In the case of steel manufacture, ArcelorMittal is now investing in technology where waste CO2 will be made into jet fuel. Richard Branson will be flying aeroplanes on their waste CO2. It’s a completely new business model in a traditional, conservative engineering business run by engineers who tend not to like change (unless there’s a timeline and costs are planned out), which you can’t do in this case because there are so many unknowns. This is where an open-minded approach to business can really add value: finding new forms of collaboration with people you’d never expect to be working with. Who would have thought ArcelorMittal would be working with Richard Branson?

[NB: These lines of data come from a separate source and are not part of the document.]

template <class T>
static cudaError_t launch_repack_planes(const T* src, const float* gmm, void* dst, int N, int C, int H, int W,
                                       cudaStream_t st, int* launches) {
  constexpr int PLANES = std::is_same<T, float>::value ? 2 : 1;
  constexpr size_t VEC = 16 / sizeof(T);
  if (C != 64) return cudaErrorInvalidValue;
  const int HW = H * W;
  const size_t n = (size_t)N * C * HW;
  cudaError_t e = cudaMemsetAsync(dst, 0, SPLIT16_HEADER, st);
  if (e != cudaSuccess) return e;
  const size_t n16 = n / VEC;
  int dev = 0;
  if ((e = cudaGetDevice(&dev)) != cudaSuccess) return e;
  const int blocks = (int)std::min<size_t>((size_t)sm_count(dev) * 8, (n16 + 255) / 256 + 1);
  absmax_kernel<T><<<blocks, 256, 0, st>>>(src, n16, src + n16 * VEC, (int)(n - n16 * VEC),
                                           reinterpret_cast<unsigned*>(static_cast<unsigned char*>(dst) + offsetof(Split16Header, absmax)));
  dim3 block(256);
  if (HW % 4 == 0 && reinterpret_cast<uintptr_t>(src) % 16 == 0) {
    dim3 grid((HW + 127) / 128, N);
    split16_repack_kernel<T, PLANES, 128, true><<<grid, block, 0, st>>>(src, gmm, static_cast<unsigned char*>(dst), N, HW, W);
  } else {
    dim3 grid((HW + 31) / 32, N);
    split16_repack_kernel<T, PLANES, 32, false><<<grid, block, 0, st>>>(src, gmm, static_cast<unsigned char*>(dst), N, HW, W);
  }
  *launches = 2;
  return cudaGetLastError();
}

cudaError_t launch_absmax_f32(const float* x, size_t n, unsigned* out, cudaStream_t st) {
  cudaError_t e = cudaMemsetAsync(out, 0, sizeof(unsigned), st);
  if (e != cudaSuccess) return e;
  int dev = 0;
  if ((e = cudaGetDevice(&dev)) != cudaSuccess) return e;
  const size_t n16 = n / 4;
  const int blocks = (int)std::min<size_t>((size_t)sm_count(dev) * 8, (n16 + 255) / 256 + 1);
  absmax_kernel<float><<<blocks, 256, 0, st>>>(x, n16, x + n16 * 4, (int)(n - n16 * 4), out);
  return cudaGetLastError();
}

cudaError_t launch_repack_split16(const float* src, const float* gmm, void* dst, int N, int C, int H, int W,
                                  cudaStream_t st, int* launches) {
  return launch_repack_planes(src, gmm, dst, N, C, H, W, st, launches);
}

cudaError_t launch_repack_half16(const void* src, int dtype, const float* gmm, void* dst, int N, int C, int H, int W,
                                 cudaStream_t st, int* launches) {
  if (dtype == MAGNET_DTYPE_F16)
    return launch_repack_planes(static_cast<const __half*>(src), gmm, dst, N, C, H, W, st, launches);
  return launch_repack_planes(static_cast<const __nv_bfloat16*>(src), gmm, dst, N, C, H, W, st, launches);
}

The concept of ‘win-win’ is corny but true. Virgin’s carbon problem and ArcelorMittal’s carbon problem can become an opportunity for both companies, but this means someone needs to invent a business model that gets CO2 from a waste plant in Ghent into an airplane at Heathrow airport with all the requisite safety checks in place.

Amazing things can happen as a result of collaboration; entirely new ways to unlock value emerge. Modern ideas about how value should be created, such as the Circular Economy, are a fantastic way to get people asking interesting questions they wouldn’t otherwise consider. What problems do we collectively face? If we were to work with our traditional competitors, what are the resources we could share that would be beneficial? Retailers are working on the modern slavery act and finding that collaboration is so much more valuable than audit. Organisations working with other companies in their industry and beyond are finding so much more that they can work with, that can move everybody in a much better direction. And the question ‘what have we got that we can share?’ is worth spending time on.

Tomorrow’s leaders won’t be the businesses that most effectively stamp on their competitors. The future belongs to those who can balance the art of competition with the art of collaboration.

Nick Liddel is director of consulting at The Clearing.